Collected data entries
◇ ◇ ◇ ◇
# seungju-k1m/Distributed_RL

Hardware: NVIDIA H100
Metric: learner transitions/sec (sample+target+prio-update) (higher is better)
Workload: dtype f32

## Files before the change

distributed_rl_b200/csrc/gemm.cu:

```cuda
#include "common.cuh"
#include "hopper.cuh"
#include "operand_image.cuh"

namespace b2rl {
namespace gemm {

using namespace sm90;

constexpr int TM = 128, TN = 256, KC = image::KC;
constexpr int A_TILE = TM * 128, B_TILE = TN * 128;
constexpr int STAGE = 2 * A_TILE + 2 * B_TILE;
constexpr int STAGES = 2;
constexpr int CONSUMERS = 256;
constexpr int THREADS = CONSUMERS + 32;

template <bool TRANSPOSE>
__global__ void __launch_bounds__(256)
k_split_pack(const float* __restrict__ src, int src_rows, int src_cols, int64_t src_ld, int tile_rows,
             float* __restrict__ out, int rows_pad, int k_chunks, int row_off, int kc_off) {
  const int kc = blockIdx.y, row0 = blockIdx.x * 32;
  const int r = threadIdx.x >> 3, unit = threadIdx.x & 7;
  const int row = row0 + r;
  float v[4];
  if (TRANSPOSE) {
    __shared__ float tile[32][33];
    const int lane = threadIdx.x & 31, w = threadIdx.x >> 5;
#pragma unroll
    for (int j = 0; j < 4; ++j) {
      const int k = kc * KC + w * 4 + j, c = row0 + lane;
      tile[w * 4 + j][lane] = (k < src_rows && c < src_cols) ? src[(int64_t)k * src_ld + c] : 0.0f;
    }
    __syncthreads();
#pragma unroll
    for (int e = 0; e < 4; ++e) v[e] = tile[unit * 4 + e][r];
  } else {
    const int k = kc * KC + unit * 4;
    const float* p = src + (int64_t)row * src_ld + k;
    if (row < src_rows && k + 3 < src_cols && ((reinterpret_cast<uintptr_t>(p) & 15) == 0)) {
      const float4 q = *reinterpret_cast<const float4*>(p);
      v[0] = q.x; v[1] = q.y; v[2] = q.z; v[3] = q.w;
    } else {
#pragma unroll
      for (int e = 0; e < 4; ++e) v[e] = (row < src_rows && k + e < src_cols) ? p[e] : 0.0f;
    }
  }
  const int irow = row_off + row, ikc = kc_off + kc;
  if (irow >= rows_pad) return;
  image::store_unit(out, image::offset(irow, ikc, unit, tile_rows, rows_pad), image::term_stride(k_chunks, rows_pad), v);
}

constexpr int ACT_PAD = 1;

template <bool TRANSPOSE>
__global__ void __launch_bounds__(256)
k_pack_act_nhwc(const float* __restrict__ y, int B, int HW, int C, int relu, float* __restrict__ out,
                int rows_pad, int k_chunks) {
  extern __shared__ float s_act[];
  const int K = C * HW;
  if (!TRANSPOSE) {
    const int b = blockIdx.x;
    const int ld = C + ACT_PAD;
    const uint32_t magic_c = (uint32_t)((0x100000000ull + C - 1) / C);
    const uint32_t magic_hw = (uint32_t)((0x100000000ull + HW - 1) / HW);
    if (b < B) {
      const float* src = y + (int64_t)b * K;
      for (int i = threadIdx.x; i < K; i += 256) {
        float v = src[i];
        if (relu) v = fmaxf(v, 0.0f);
        const int hw = (int)__umulhi((uint32_t)i, magic_c);
        s_act[hw * ld + (i - hw * C)] = v;
      }
    }
    __syncthreads();
    const int64_t ts = image::term_stride(k_chunks, rows_pad);
    for (int w = threadIdx.x; w < k_chunks * 8; w += 256) {
      const int kc = w >> 3, unit = w & 7;
      const int f0 = kc * KC + unit * 4;
      int c = (int)__umulhi((uint32_t)f0, magic_hw), hw = f0 - c * HW;
      float v[4];
#pragma unroll
      for (int e = 0; e < 4; ++e) {
        v[e] = (b < B && f0 + e < K) ? s_act[hw * ld + c] : 0.0f;
        if (++hw == HW) { hw = 0; ++c; }
      }
      image::store_unit(out, image::offset(b, kc, unit, TM, rows_pad), ts, v);
    }
  } else {
    const int kc = blockIdx.x, hw = blockIdx.y;
    const int ld = C + ACT_PAD;
    for (int i = threadIdx.x; i < 32 * C; i += 256) {
      const int bb = i / C, c = i - bb * C, b = kc * KC + bb;
      float v = (b < B) ? y[((int64_t)b * HW + hw) * C + c] : 0.0f;
      if (relu) v = fmaxf(v, 0.0f);
      s_act[bb * ld + c] = v;
    }
    __syncthreads();
    const int64_t ts = image::term_stride(k_chunks, rows_pad);
    for (int w = threadIdx.x; w < C * 8; w += 256) {
      const int c = w >> 3, unit = w & 7;
      float v[4];
#pragma unroll
      for (int e = 0; e < 4; ++e) v[e] = s_act[(unit * 4 + e) * ld + c];
      image::store_unit(out, image::offset(c * HW + hw, kc, unit, TN, rows_pad), ts, v);
    }
  }
}

__global__ void __launch_bounds__(256)
k_pack_zero_rows(float* __restrict__ out, int row0, int rows_pad, int k_chunks, int tile_rows) {
  const int64_t ts = image::term_stride(k_chunks, rows_pad);
  const int n_rows = rows_pad - row0;
  const int64_t total = (int64_t)n_rows * k_chunks * 8;
  const float zero[4] = {0.f, 0.f, 0.f, 0.f};
  for (int64_t w = (int64_t)blockIdx.x * 256 + threadIdx.x; w < total; w += (int64_t)gridDim.x * 256) {
    const int unit = (int)(w & 7);
    const int64_t q = w >> 3;
    const int kc = (int)(q / n_rows), f = row0 + (int)(q - (int64_t)kc * n_rows);
    image::store_unit(out, image::offset(f, kc, unit, tile_rows, rows_pad), ts, zero);
  }
}

__global__ void __launch_bounds__(256)
k_unflatten_relu_mask(const float* __restrict__ gx, int64_t gx_ld, int splits, int64_t split_stride,
                      const float* __restrict__ y, int HW, int C, float* __restrict__ out) {
  extern __shared__ float s_act[];
  const int b = blockIdx.x, K = C * HW;
  const float* gr = gx + (int64_t)b * gx_ld;
  for (int i = threadIdx.x; i < K; i += 256) {
    float v = gr[i];
    for (int z = 1; z < splits; ++z) v += gr[z * split_stride + i];
    s_act[i] = v;
  }
  __syncthreads();
  const float* yr = y + (int64_t)b * K;
  float* o = out + (int64_t)b * K;
  for (int i = threadIdx.x; i < K; i += 256) {
    const int hw = i / C, c = i - hw * C;
    o[i] = (yr[i] > 0.0f) ? s_act[c * HW + hw] : 0.0f;
  }
}

struct Params {
  const float* a;
  const float* b;
  float* c;
  int64_t M, N, ldc;
  int64_t m_tiles, n_tiles, k_chunks;
  int32_t splits;
};

__global__ void __launch_bounds__(THREADS, 1)
k_gemm_tf32x3(const __grid_constant__ Params P) {
  extern __shared__ __align__(1024) uint8_t smem_raw[];
  uint8_t* smem = smem_raw + ((1024u - (sptr(smem_raw) & 1023u)) & 1023u);
  __shared__ __align__(8) uint64_t full[STAGES], empty[STAGES];
  const int warp = threadIdx.x >> 5, lane = threadIdx.x & 31;
  const int64_t mt = blockIdx.x, nt = blockIdx.y;
  const int64_t per = (P.k_chunks + P.splits - 1) / P.splits;
  const int64_t k0 = (int64_t)blockIdx.z * per;
  const int64_t k1 = (k0 + per < P.k_chunks) ? k0 + per : P.k_chunks;
  const int64_t nk = k1 - k0;

  if (threadIdx.x == 0) {
    for (int i = 0; i < STAGES; ++i) { mbar_init(&full[i], 1); mbar_init(&empty[i], CONSUMERS); }
    mbar_init_fence();
  }
  __syncthreads();
  if (nk <= 0) return;

  if (warp == CONSUMERS / 32) {
    if (lane == 0) {
      const int64_t a_term = P.k_chunks * P.m_tiles * (TM * 32);
      const int64_t b_term = P.k_chunks * P.n_tiles * (TN * 32);
      for (int64_t i = 0; i < nk; ++i) {
        const int s = (int)(i % STAGES);
        mbar_wait(&empty[s], ((i / STAGES) & 1) ^ 1);
        const int64_t kc = k0 + i;
        const float* a_hi = P.a + (kc * P.m_tiles + mt) * (TM * 32);
        const float* b_hi = P.b + (kc * P.n_tiles + nt) * (TN * 32);
        uint8_t* st = smem + (size_t)s * STAGE;
        mbar_expect_tx(&full[s], STAGE);
        bulk_g2s(st, a_hi, A_TILE, &full[s]);
        bulk_g2s(st + A_TILE, a_hi + a_term, A_TILE, &full[s]);
        bulk_g2s(st + 2 * A_TILE, b_hi, B_TILE, &full[s]);
        bulk_g2s(st + 2 * A_TILE + B_TILE, b_hi + b_term, B_TILE, &full[s]);
      }
    }
    return;
  }

  const int wg = warp >> 2;
  float acc[128];
  for (int64_t i = 0; i < nk; ++i) {
    const int s = (int)(i % STAGES);
    mbar_wait(&full[s], (i / STAGES) & 1);
    const uint32_t base = sptr(smem + (size_t)s * STAGE);
    const uint32_t a_hi = base + wg * (64 * 128), a_lo = a_hi + A_TILE, b_hi = base + 2 * A_TILE, b_lo = b_hi + B_TILE;
    wg_fence();
#pragma unroll
    for (int ks = 0; ks < 4; ++ks) {
      const uint32_t o = ks * 32;
      mma_tf32_n256(acc, make_desc(a_lo + o), make_desc(b_hi + o), (i | ks) ? 1u : 0u);
      mma_tf32_n256(acc, make_desc(a_hi + o), make_desc(b_lo + o), 1u);
      mma_tf32_n256(acc, make_desc(a_hi + o), make_desc(b_hi + o), 1u);
    }
    wg_commit();
    wg_wait<1>();
    wg_fence_regs(acc);
    if (i > 0) mbar_arrive(&empty[(i - 1) % STAGES]);
  }
  wg_wait<0>();
  wg_fence_regs(acc);
  const int64_t r0 = mt * TM + wg * 64 + (warp & 3) * 16 + (lane >> 2);
  float* cz = P.c + (int64_t)blockIdx.z * P.M * P.ldc;
#pragma unroll
  for (int j = 0; j < TN / 8; ++j) {
    const int64_t n = nt * TN + 8 * j + 2 * (lane & 3);
#pragma unroll
    for (int h = 0; h < 2; ++h) {
      const int64_t m = r0 + 8 * h;
      if (m >= P.M || n >= P.N) continue;
      float* dst = cz + m * P.ldc + n;
      if (n + 1 < P.N) *reinterpret_cast<float2*>(dst) = make_float2(acc[4 * j + 2 * h], acc[4 * j + 2 * h + 1]);
      else dst[0] = acc[4 * j + 2 * h];
    }
  }
}

__global__ void __launch_bounds__(256)
k_splitk_reduce(const float* __restrict__ partial, int splits, int64_t M, int64_t N, int64_t ldc, float* __restrict__ c) {
  const int64_t q = (int64_t)blockIdx.x * blockDim.x + threadIdx.x;
  const int64_t per_row = ldc >> 2;
  if (q >= M * per_row) return;
  const int64_t m = q / per_row, n = (q - m * per_row) << 2;
  if (n >= N) return;
  const int64_t off = m * ldc + n, stride = M * ldc;
  if (n + 3 < N) {
    float4 a = *reinterpret_cast<const float4*>(partial + off);
    for (int z = 1; z < splits; ++z) {
      const float4 b = *reinterpret_cast<const float4*>(partial + z * stride + off);
      a.x += b.x; a.y += b.y; a.z += b.z; a.w += b.w;
    }
    *reinterpret_cast<float4*>(c + off) = a;
  } else {
    for (int e = 0; n + e < N; ++e) {
      float a = partial[off + e];
      for (int z = 1; z < splits; ++z) a += partial[z * stride + off + e];
      c[off + e] = a;
    }
  }
}

}
}

using namespace b2rl;

extern "C" int64_t b2rl_gemm_packed_floats(int64_t rows, int64_t k, int32_t b_role) {
  const int64_t tr = b_role ? gemm::TN : gemm::TM;
  const int64_t rows_pad = (rows + tr - 1) / tr * tr, kc = (k + gemm::KC - 1) / gemm::KC;
  return 2 * rows_pad * kc * gemm::KC;
}
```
◇ ◇ ◇ ◇
◆ **DIRECTIONS FOR THIS TASK**: Identify each line in the records above containing the word "base"; copy those lines.

◆ **TASK ANSWER**:
    const uint32_t base = sptr(smem + (size_t)s * STAGE);
    const uint32_t a_hi = base + wg * (64 * 128), a_lo = a_hi + A_TILE, b_hi = base + 2 * A_TILE, b_lo = b_hi + B_TILE;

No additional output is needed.